Bundan sonra yazı yazacağım zaman kimseye hangi konuda olduğunu söylemeyeceğim.Hiçbir yazımda bu kadar zorlandığımı, daha fazla sorumluluk yüklendiğimi ve kasıldığımı hissetmemiştim. Hissettiğim gün yazmalıydım, yazdıktan sonra da hiç düşünmeden yayınlamalıydım. Yazıyı ne hakkında yazacağımı duyan herkes bir an önce yazmamı, onları güldürmemi söyleyerek, ne zaman yazacağımı sorup durduralar. Tabi durum böyle olunca, sadece kendim için değil herkes için yazıyor olmanın yaşattığı gerginlikle, eksik hiçbir şey kalmasın diye çabaladım durdum.
Çocukluğumdan bu yana her olaya bakış açısıyla, rahatlığıyla, mangal yürekliliğiyle bir tek babamı tanıdım. Babam ki; dünya yansa umrunda olmaz, sağlık olsun der bir köşeye çekilir ve başlar gazetesini okumaya.

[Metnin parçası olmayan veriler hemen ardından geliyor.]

@@ -66,22 +81,7 @@
   constexpr int NA = BM / 64;
   constexpr int NPB = SB * PL, NB = (NPB + 3) / 4;
   static_assert(WTM % 2 == 0, "A fragment register slots alternate per accumulator row");
-  extern __shared__ __attribute__((aligned(16))) char smem[];
   const int tid = threadIdx.x, lane = tid & 63, wave = __builtin_amdgcn_readfirstlane(tid >> 6), wm = wave >> 1, wn = wave & 1;
-
-  const int nbx = gridDim.x, nby = gridDim.y, nblk = nbx * nby;
-  int lin = blockIdx.y * nbx + blockIdx.x;
-  {
-    const int q = nblk >> 3, r = nblk & 7, xcd = lin & 7, j = lin >> 3;
-    lin = (xcd < r ? xcd * (q + 1) : r * (q + 1) + (xcd - r) * q) + j;
-  }
-  constexpr int GM = 8;
-  const int per_group = GM * nbx;
-  const int grp = lin / per_group, in_grp = lin - grp * per_group;
-  const int rows_in_grp = min(GM, nby - grp * GM);
-  const int by = grp * GM + in_grp % rows_in_grp, bx = in_grp / rows_in_grp;
-  const int m0 = by * BM, n0 = bx * BN;
-  if (block_all_padding(g.num_ims, g.rows_per_slide, m0, BM, g.M)) return;
 
   const int arow = tid >> 2, ac = tid & 3;
   uint32_t aoff0[NA], aoff1[NA], aoffs[ADD ? NA : 1]; int awr[NA];
@@ -222,8 +222,7 @@
   };
   auto swrite_b = [&](int set, int q, int buf) { *reinterpret_cast<u32x4*>(smem + buf * STAGE + bwr[q]) = sbr[set][q]; };
 
-  f32x16 acc[WTM][WTN];
-  epi.template init<WTM, WTN>(acc, m0 + wm * WTM * 32, n0 + wn * WTN * 32, lane, g.M);
+  seed();
 
   const char* sA = smem + (wm * WTM) * SUBTA + lane * 16;
   const char* sB = A1P ? smem + SA * SUBTA + (wn * WTN) * SUBT + lane * 16 : smem + (SA + wn * WTN) * SUBT + lane * 16;
@@ -359,8 +358,43 @@
   }
   stage_body(nk - 2, I0, T, F);
   stage_body(nk - 1, I1, F, F);
+}
+
+template <int NP, int WTM, int WTN, int PF, bool ADD, bool ROWS, class Epi, int OCC = 1, bool A16 = false>
+__global__ void __launch_bounds__(256) __attribute__((amdgpu_waves_per_eu(OCC, OCC)))
+gemm_x6_kernel(X6Operands g, Epi epi) {
+  extern __shared__ __attribute__((aligned(16))) char smem[];
+  const int tid = threadIdx.x, lane = tid & 63, wave = __builtin_amdgcn_readfirstlane(tid >> 6), wm = wave >> 1, wn = wave & 1;
+  int m0, n0;
+  x6_tile_origin<WTM * 64, WTN * 64>(m0, n0);
+  if (block_all_padding(g.num_ims, g.rows_per_slide, m0, WTM * 64, g.M)) return;
+  f32x16 acc[WTM][WTN];
+  x6_mainloop<NP, WTM, WTN, PF, ADD, ROWS, A16>(g, acc, smem, m0, n0, [&]() __attribute__((always_inline)) {
+    epi.template init<WTM, WTN>(acc, m0 + wm * WTM * 32, n0 + wn * WTN * 32, lane, g.M);
+  });
   __syncthreads();
   epi.template run<WTM, WTN, 2, 2>(acc, m0 + wm * WTM * 32, n0 + wn * WTN * 32, lane, wm, wn, g.M, reinterpret_cast<float*>(smem));
+}
+
+template <int WTM, int WTN, bool A16, class Epi>
+__global__ void __launch_bounds__(256) __attribute__((amdgpu_waves_per_eu(1, 1)))
+lstm_oh_x6_kernel(X6Operands gb, X6Operands ga, Epi epi) {
+  extern __shared__ __attribute__((aligned(16))) char smem[];
+  const int tid = threadIdx.x, lane = tid & 63, wave = __builtin_amdgcn_readfirstlane(tid >> 6), wm = wave >> 1, wn = wave & 1;
+  int m0, n0;
+  x6_tile_origin<WTM * 64, WTN * 64>(m0, n0);
+  if (block_all_padding(ga.num_ims, ga.rows_per_slide, m0, WTM * 64, ga.M)) return;
+  const int row0 = m0 + wm * WTM * 32, col0 = n0 + wn * WTN * 32;
+  f32x16 acc[WTM][WTN];
+  x6_mainloop<2, WTM, WTN, 1, false, false, false>(gb, acc, smem, m0, n0, [&]() __attribute__((always_inline)) {
+    epi.template zero<WTM, WTN>(acc);
+  });
+  epi.template park<WTM, WTN>(acc, row0, col0, lane);
+  __syncthreads();
+  x6_mainloop<2, WTM, WTN, 1, false, true, A16>(ga, acc, smem, m0, n0, [&]() __attribute__((always_inline)) {
+    epi.template init<WTM, WTN>(acc, row0, col0, lane, ga.M);
+  });
+  epi.template run<WTM, WTN>(acc, row0, col0, (int)__builtin_amdgcn_mbcnt_hi(~0u, __builtin_amdgcn_mbcnt_lo(~0u, 0u)), ga.M);
 }
 
 template <int NP>
@@ -544,6 +578,8 @@
                  const float* hp, const int* hp_row, int M, int D, int Hc, const int64_t* num_ims, int rows_per_slide,
                  int phases, int planes, float wg_scale, float wm_scale, float a_scale, hipStream_t stream) {
   PATHS_REQUIRE(D % 256 == 0 && Hc % 64 == 0, "lstm_cell_x6: D (%d) must be a multiple of 256 and Hc (%d) of 64", D, Hc);
+  PATHS_REQUIRE(phases > 0 && (phases & ~15) == 0 && !((phases & 8) && (phases & 6)),
+                "lstm_cell_x6: phases (%d) is a mask of 1 (c), 2 (o gate), 4 (mem_to_out), 8 (o gate + mem_to_out in one launch, excludes 2 and 4)", phases);
   if constexpr (A16) {
     PATHS_REQUIRE(x_rows != nullptr && x == nullptr && planes == 2, "lstm_cell_x6_h16: fp16 rows are given as x_rows (planes = 2)");
     PATHS_REQUIRE(h16_scale_ok(a_scale), "lstm_cell_x6_h16: a_scale must be a power of two in [1, 2^15]");
@@ -589,6 +625,24 @@
       else rc = launch_x6<4, 4, 1, false>(planes, go, D, e, stream, "lstm_cell_x6(o)");
     }
     if (rc) return rc;
+  }
+  if (phases & 8) {
+    PATHS_REQUIRE(o_raw && !small_m && planes == 2 && x_rows != nullptr && ws_o != nullptr,
+                  "lstm_cell_x6: phase 8 (fused o gate + mem_to_out) is the inference form (no y, no saves) on row pointers, planes = 2, M > 8192");
+    PATHS_REQUIRE(Hc % 32 == 0 && Hc >= 128 && ldso % 4 == 0 && (uintptr_t)(state_out + D) % 16 == 0 && (uintptr_t)w_mem_x6 % 16 == 0 && (uintptr_t)wg % 16 == 0,
+                  "lstm_cell_x6: phase 8 needs Hc %% 32 == 0, Hc >= 128 and 16-byte aligned operands");
+    PATHS_REQUIRE((int64_t)M * ldso * 4 < (int64_t)1 << 32 && (int64_t)((M + 255) / 256 * 256) * D * 4 < (int64_t)1 << 32, "lstm_cell_x6: state_out or the gate scratch larger than 4 GiB");
+    X6Operands go = g;
+    go.Wt = wg + (int64_t)(3 * Hc / 32) * gs;
+    X6Operands gh{state_out + D, ldso, Hc, nullptr, nullptr, 0, 0, nullptr, 0, reinterpret_cast<const char*>(w_mem_x6), group_stride(planes, Hc), M, num_ims, rows_per_slide, a_scale};
+    EpiLstmOH e{EpiLstmORaw{b_gates + 3 * Hc, ws_o, D, D, hp, (int64_t)3 * Hc + D, hp_row, 3 * Hc, sg}, b_mem, sm, state_out, ldso, num_ims, rows_per_slide,
+                (uint32_t)((int64_t)((M + 255) / 256 * 256) * D * 4), (uint32_t)((int64_t)M * ldso * 4)};
+    auto kern = lstm_oh_x6_kernel<4, 4, A16, EpiLstmOH>;
+    constexpr size_t lds = 2ull * (8 + 8) * subt<2>();
+    const char* name = A16 ? "lstm_cell_x6_h16(o + h fused)" : "lstm_cell_x6(o + h fused)";
+    PATHS_LDS_OPT_IN(kern, lds, name);
+    hipLaunchKernelGGL(kern, dim3(D / 256, (M + 255) / 256, 1), dim3(256), lds, stream, gh, go, e);
+    PATHS_LAUNCH_CHECK(name);
   }
   if (phases & 4) {
     X6Operands gh{state_out + D, ldso, Hc, nullptr, nullptr, 0, 0, nullptr, 0, reinterpret_cast<const char*>(w_mem_x6), group_stride(planes, Hc), M, num_ims, rows_per_slide, a_scale};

Ve en son onu tanıdım ben bu kadar rahat olan. Yeri geldiğinde sinirlendiği de oluyor her insan gibi ama, bu huyunu ancak onunla yaşayınca görebilirsiniz. Ona dışarıdan baktığınızda ne ağlarken, ne öfkelenirken, ne de üzülürken göremezsiniz. Her an mutludur, her an neşe doludur. (Yorgun ve erken saatte uyandığı sabahlar dışında) Sürekli espriler yapar. Zekasını en çok bu yönüyle konuşturur, söylediği hiçbir söz yersiz değildir.
Yaklaşık üç senedir kendisini tanımaktayım, zaten sohbetlerimizde, beraber geçirdiğimiz zamanlarda ne kadar kaliteli, içten, sevimli ve dürüst biri olduğunu hissetmiştim. Ancak son üç haftamı kendisiyle birlikte geçirdiğim için hakkında anlatabileceğim o kadar çok şey birikti ki, nereden başlasam karar veremiyorum.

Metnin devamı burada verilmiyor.